Assignment
Copy every line from the material below that holds "nullptr".

── Provided material

# ywyue/AGILE3D

Hardware: AMD Instinct MI355X
Metric: scenes/s (80k-voxel, 10 clicks) (higher is better)
Workload: dtype f32; 1 GPU; batch of 16 synthetic 79736-voxel scenes, 10 clicks each (5 objects x 2), scene build + forward_backbone + 1 forward_mask per scene, fp32, eval; voxels=79736, queries=20, parallelism=scene-sharded x1 (no data-path collective), global_batch=16, steps_in_flight_per_gpu=4

## Files before the change

agile3d_amd/csrc/decoder.hip:

```cpp
#include "common.h"
#include <algorithm>
#include <type_traits>
#include <vector>

namespace a3d {

typedef float f32x4 __attribute__((ext_vector_type(4)));
#define A3D_GLOBAL __attribute__((address_space(1)))
template <typename T>
__device__ __forceinline__ T gld(const T* p) { return *(const T A3D_GLOBAL*)p; }
template <typename T>
__device__ __forceinline__ void gst(T* p, T v) { *(T A3D_GLOBAL*)p = v; }
__device__ __forceinline__ f32x4 gld4(const float* p) { return *(const f32x4 A3D_GLOBAL*)p; }
__device__ __forceinline__ void gst4(float* p, f32x4 v) { *(f32x4 A3D_GLOBAL*)p = v; }
__device__ __forceinline__ bool block_any(int pred, int* slot) {
  if (threadIdx.x == 0) *slot = 0;
  __syncthreads();
  if (pred) *slot = 1;
  __syncthreads();
  return *(volatile int*)slot != 0;
}
template <typename T>
__device__ __forceinline__ T gld_agent(const T* p) {
  return __hip_atomic_load((const T A3D_GLOBAL*)p, __ATOMIC_RELAXED, __HIP_MEMORY_SCOPE_AGENT);
// ... 255 lines not shown
        const bool blocked = pr >= n || (qmask[qt] && lab != obj[qt]);
        s[t] = blocked ? kNegBig : s[t];
        mx = fmaxf(mx, s[t]);
      }
      mx = rows_max(mx);
      const float mnew = fmaxf(m[qt], mx);
      const float sc = exp2_fast(m[qt] - mnew);
      m[qt] = mnew;
      f32x4 p;
      float ps = 0.f;
#pragma unroll
      for (int t = 0; t < 4; ++t) {
        p[t] = exp2_fast(s[t] - mnew);
        ps += p[t];
      }
      l[qt] = l[qt] * sc + ps;
      acc[qt] *= sc;
#pragma unroll
      for (int t = 0; t < 4; ++t) acc[qt] = __builtin_amdgcn_mfma_f32_16x16x4f32(vf[t], p[t], acc[qt], 0, 0, 0);
    }
  }
#pragma unroll
  for (int qt = 0; qt < QT; ++qt) {
    if (qt >= nqt) break;
    float lt = l[qt];
    lt = rows_sum(lt);
    float* pq = part + (((size_t)h * qp_total + qb0 + qt * 16 + j) * nchunk + chunk) * kPartStride;
    if (g == 0) {
      pq[0] = m[qt];
      pq[1] = lt;
    }
#pragma unroll
    for (int t = 0; t < 4; ++t) pq[2 + 4 * g + t] = acc[qt][t];
  }
}

template <int QT>
__global__ void __launch_bounds__(512) k_c2s_attn(const float* __restrict__ Kc, const float* __restrict__ V,
                                                  int n, const float* qproj, const int* qobj,
                                                  const unsigned char* labels, const int* counts,
                                                  float* part, int qp_total) {
  c2s_attn_body<QT>(Kc, V, n, qproj, qobj, labels, counts, part, qp_total, (int)blockIdx.y * (QT * 16), QT, (int)blockIdx.x,
                    (int)gridDim.x);
}
template <int QT>
__global__ void __launch_bounds__(512) k_c2s_attn_b(const DecSampleDev* __restrict__ samples) {
  const DecSampleDev& sm = samples[blockIdx.y];
  const int nchunk = (sm.n + kC2SChunk - 1) / kC2SChunk;
  if ((int)blockIdx.x >= nchunk) return;
  c2s_attn_body<QT>(sm.k0, sm.v0, sm.n, sm.qproj, sm.qobj, nullptr, nullptr, sm.part, sm.qp, 0, min(sm.nqt, QT), (int)blockIdx.x, nchunk);
}


template <int QT>
__global__ void __launch_bounds__(512) k_kv_c2s(const DecSampleDev* __restrict__ samples, int ns, int layer,
                                                const float* __restrict__ Wk, const float* __restrict__ Wv,
                                                const float* __restrict__ bk, const float* __restrict__ bv) {
  extern __shared__ __attribute__((aligned(16))) char smem[];
  constexpr int QP = QT * 16;
  constexpr int HW = QT <= 2 ? 4 : 2, WPG = H / HW, SPW = 8 / WPG;
  constexpr bool SWZ = QT == 4;
  constexpr int LDQ = SWZ ? 128 : 132;
  const DecSampleDev& sm = sample_of_wg(samples, ns);
  const int lb = blockIdx.x - sm.wg_begin, nwg = sm.wg_end - sm.wg_begin;
  const int n = sm.n, ngroups = (n + 15) / 16, qp_total = QP;
  const float* __restrict__ X = layer_input(sm, layer);
  const float* __restrict__ Pe = sm.posenc;
  const float* qproj = sm.qproj;
  const int* qobj = sm.qobj;
  const unsigned char* labels = layer > 0 ? sm.labels : nullptr;
  const int* counts = layer > 0 ? sm.counts + (size_t)(layer - 1) * (A3D_MAX_QUERIES + 1) : nullptr;
  float* part = sm.part;
  f32x4* Wkl = (f32x4*)smem;
  f32x4* Wvl = Wkl + 8 * 8 * 64;
  float* qp_l = (float*)(Wvl + 8 * 8 * 64);
  float* bk_l = qp_l + QP * LDQ;
  float* bv_l = bk_l + D;
  const int lane = threadIdx.x & 63, wave = threadIdx.x >> 6;
  const int g = lane >> 4, j = lane & 15;
  const int slot = lb * SPW + wave / WPG, nslots = nwg * SPW;
  f32x4 xs[8], pe[8];
  unsigned lab_nx = 0u;
  if (slot < ngroups) {
    const size_t row = (size_t)min(slot * 16 + j, n - 1);
    if (labels) lab_nx = gld((const unsigned*)(labels + slot * 16 + 4 * g));
#pragma unroll
    for (int S = 0; S < 8; ++S) xs[S] = gld4(X + row * D + 16 * S + 4 * g);
#pragma unroll
    for (int S = 0; S < 8; ++S) pe[S] = gld4(Pe + row * D + 16 * S + 4 * g);
  }
  {
    constexpr int TOT = 2 * 8 * 8 * 64;
    for (int base = threadIdx.x; base < TOT; base += 8 * 512) {
      f32x4 t8[8];
#pragma unroll
      for (int u = 0; u < 8; ++u) {
        const int e = base + u * 512;
        if (e < TOT) t8[u] = e < TOT / 2 ? ((const f32x4*)Wk)[e] : ((const f32x4*)Wv)[e - TOT / 2];
      }
#pragma unroll
      for (int u = 0; u < 8; ++u)
        if (base + u * 512 < TOT) Wkl[base + u * 512] = t8[u];
    }
  }
  for (int e = threadIdx.x; e < QP * 32; e += 512) {
    const int r = e >> 5, c = e & 31;
    *(f32x4*)(qp_l + r * LDQ + (SWZ ? (c ^ (r & 15)) : c) * 4) = gld4(qproj + (size_t)r * D + c * 4);
  }
  if (!SWZ && threadIdx.x < D) {
    bk_l[threadIdx.x] = bk[threadIdx.x];
    bv_l[threadIdx.x] = bv[threadIdx.x];
  }
  int obj[QT];
  bool qmask[QT];
#pragma unroll
  for (int qt = 0; qt < QT; ++qt) {
    obj[qt] = gld(qobj + qt * 16 + j);
    qmask[qt] = labels != nullptr && obj[qt] >= 0 && gld(counts + obj[qt]) > 0;
  }
  __syncthreads();
  const int h0 = (wave % WPG) * HW;
  f32x4 bkr[HW];
  float bvr[HW];
#pragma unroll
  for (int hl = 0; hl < HW; ++hl) {
    bkr[hl] = (f32x4){0.f, 0.f, 0.f, 0.f};
    bvr[hl] = 0.f;
    if constexpr (SWZ) {
      bkr[hl] = *(const f32x4*)(bk + 16 * (h0 + hl) + 4 * g);
      bvr[hl] = bv[16 * (h0 + hl) + j];
    }
  }
  float m[HW][QT], l[HW][QT];
  f32x4 acc[HW][QT];
#pragma unroll
  for (int hl = 0; hl < HW; ++hl)
#pragma unroll
    for (int qt = 0; qt < QT; ++qt) {
      m[hl][qt] = kNegBig;
      l[hl][qt] = 0.f;
      acc[hl][qt] = (f32x4){0.f, 0.f, 0.f, 0.f};
    }
  for (int grp = slot; grp < ngroups; grp += nslots) {
    const int p0 = grp * 16;
    const unsigned lab4 = lab_nx;
    const int next = grp + nslots < ngroups ? grp + nslots : grp;
    const size_t nrow = (size_t)min(next * 16 + j, n - 1);
    if (labels) lab_nx = gld((const unsigned*)(labels + next * 16 + 4 * g));
    f32x4 kf[HW], vv[HW];
#pragma unroll
    for (int hl = 0; hl < HW; ++hl) {
      kf[hl] = SWZ ? bkr[hl] : *(const f32x4*)(bk_l + 16 * (h0 + hl) + 4 * g);
      const float bvj = SWZ ? bvr[hl] : bv_l[16 * (h0 + hl) + j];
      vv[hl] = (f32x4){bvj, bvj, bvj, bvj};
    }
    {
      f32x4 wk = Wkl[(0 * 8 + h0) * 64 + lane], wv = Wvl[(0 * 8 + h0) * 64 + lane];
#pragma unroll
      for (int S = 0; S < 8; ++S) {
        const f32x4 xp = xs[S] + pe[S];
#pragma unroll
        for (int hl = 0; hl < HW; ++hl) {
          const int i2 = S * HW + hl + 1, S2 = i2 / HW, hl2 = i2 % HW;
          f32x4 nk = wk, nv = wv;
          if (i2 < 8 * HW) {
            nk = Wkl[(S2 * 8 + h0 + hl2) * 64 + lane];
            nv = Wvl[(S2 * 8 + h0 + hl2) * 64 + lane];
          }
          __builtin_amdgcn_sched_barrier(0);
#pragma unroll
          for (int t = 0; t < 4; ++t) {
            kf[hl] = __builtin_amdgcn_mfma_f32_16x16x4f32(wk[t], xp[t], kf[hl], 0, 0, 0);
            vv[hl] = __builtin_amdgcn_mfma_f32_16x16x4f32(xs[S][t], wv[t], vv[hl], 0, 0, 0);
          }
          __builtin_amdgcn_sched_barrier(0);
          wk = nk;
          wv = nv;
        }
        xs[S] = gld4(X + nrow * D + 16 * S + 4 * g);
        pe[S] = gld4(Pe + nrow * D + 16 * S + 4 * g);
        __builtin_amdgcn_sched_barrier(0);
      }
    }
    auto qfrag = [&](int qt, int h) {
      const int c = 4 * h + g;
      return *(const f32x4*)(qp_l + (qt * 16 + j) * LDQ + (SWZ ? (c ^ j) : c) * 4);
    };
    f32x4 qf_n = qfrag(0, h0);
    f32x4 mb[QT];
#pragma unroll
    for (int qt = 0; qt < QT; ++qt)
#pragma unroll
      for (int t = 0; t < 4; ++t) {
        const int pr = p0 + 4 * g + t;
        const int lab = (int)((lab4 >> (8 * t)) & 0xffu);
        const bool blocked = pr >= n || (qmask[qt] && lab != obj[qt]);
        mb[qt][t] = blocked ? kNegBig : 0.f;
      }
#pragma unroll
    for (int hl = 0; hl < HW; ++hl) {
      const int h = h0 + hl;
#pragma unroll
      for (int qt = 0; qt < QT; ++qt) {
        const f32x4 qf = qf_n;
        {
          const int i2 = hl * QT + qt + 1;
          if (i2 < HW * QT) qf_n = qfrag(i2 % QT, h0 + i2 / QT);
        }
        f32x4 sc4 = mb[qt];
#pragma unroll
        for (int t = 0; t < 4; ++t) sc4 = __builtin_amdgcn_mfma_f32_16x16x4f32(kf[hl][t], qf[t], sc4, 0, 0, 0);
        float mx = kNegBig;
#pragma unroll
        for (int t = 0; t < 4; ++t) mx = fmaxf(mx, sc4[t]);
        mx = rows_max(mx);
        const float mnew = fmaxf(m[hl][qt], mx);
        const float scl = exp2_fast(m[hl][qt] - mnew);
        m[hl][qt] = mnew;
        f32x4 pw;
        float ps = 0.f;
#pragma unroll
        for (int t = 0; t < 4; ++t) {
          pw[t] = exp2_fast(sc4[t] - mnew);
          ps += pw[t];
        }
        l[hl][qt] = l[hl][qt] * scl + ps;
        acc[hl][qt] *= scl;
#pragma unroll
        for (int t = 0; t < 4; ++t) acc[hl][qt] = __builtin_amdgcn_mfma_f32_16x16x4f32(vv[hl][t], pw[t], acc[hl][qt], 0, 0, 0);
      }
    }
  }
  {
    constexpr int REC = 6 * 64;
    float* red = (float*)smem;
    const int sg = wave / WPG, wl = wave % WPG;
    __syncthreads();
    if (sg > 0) {
#pragma unroll
      for (int hl = 0; hl < HW; ++hl)
#pragma unroll
        for (int qt = 0; qt < QT; ++qt) {
          float* r = red + ((size_t)((sg - 1) * WPG + wl) * (HW * QT) + hl * QT + qt) * REC + lane;
          r[0] = m[hl][qt];
          r[64] = l[hl][qt];
#pragma unroll
          for (int t = 0; t < 4; ++t) r[128 + 64 * t] = acc[hl][qt][t];
        }
    }
    __syncthreads();
    if (sg > 0) return;
#pragma unroll
    for (int hl = 0; hl < HW; ++hl)
#pragma unroll
      for (int qt = 0; qt < QT; ++qt) {
        float mm = m[hl][qt], ll = l[hl][qt];
        f32x4 aa = acc[hl][qt];
#pragma unroll
        for (int o = 1; o < SPW; ++o) {
          const float* r = red + ((size_t)((o - 1) * WPG + wl) * (HW * QT) + hl * QT + qt) * REC + lane;
          const float mo = r[0];
          const float mnew = fmaxf(mm, mo);
          const float sa = exp2_fast(mm - mnew), sb = exp2_fast(mo - mnew);
          mm = mnew;
          ll = ll * sa + r[64] * sb;
#pragma unroll
          for (int t = 0; t < 4; ++t) aa[t] = aa[t] * sa + r[128 + 64 * t] * sb;
        }
        const int h = h0 + hl;
        const float lt = rows_sum(ll);
        float* pq = part + (((size_t)h * qp_total + qt * 16 + j) * nwg + lb) * kPartStride;
        if (g == 0) {
          gst(pq, mm);
          gst(pq + 1, lt);
        }
#pragma unroll
        for (int t = 0; t < 4; ++t) gst(pq + 2 + 4 * g + t, aa[t]);
      }
  }
}
constexpr int kFusedC2SGrid = 256;
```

────

Answer to this problem
  c2s_attn_body<QT>(sm.k0, sm.v0, sm.n, sm.qproj, sm.qobj, nullptr, nullptr, sm.part, sm.qp, 0, min(sm.nqt, QT), (int)blockIdx.x, nchunk);
  const unsigned char* labels = layer > 0 ? sm.labels : nullptr;
  const int* counts = layer > 0 ? sm.counts + (size_t)(layer - 1) * (A3D_MAX_QUERIES + 1) : nullptr;
    qmask[qt] = labels != nullptr && obj[qt] >= 0 && gld(counts + obj[qt]) > 0;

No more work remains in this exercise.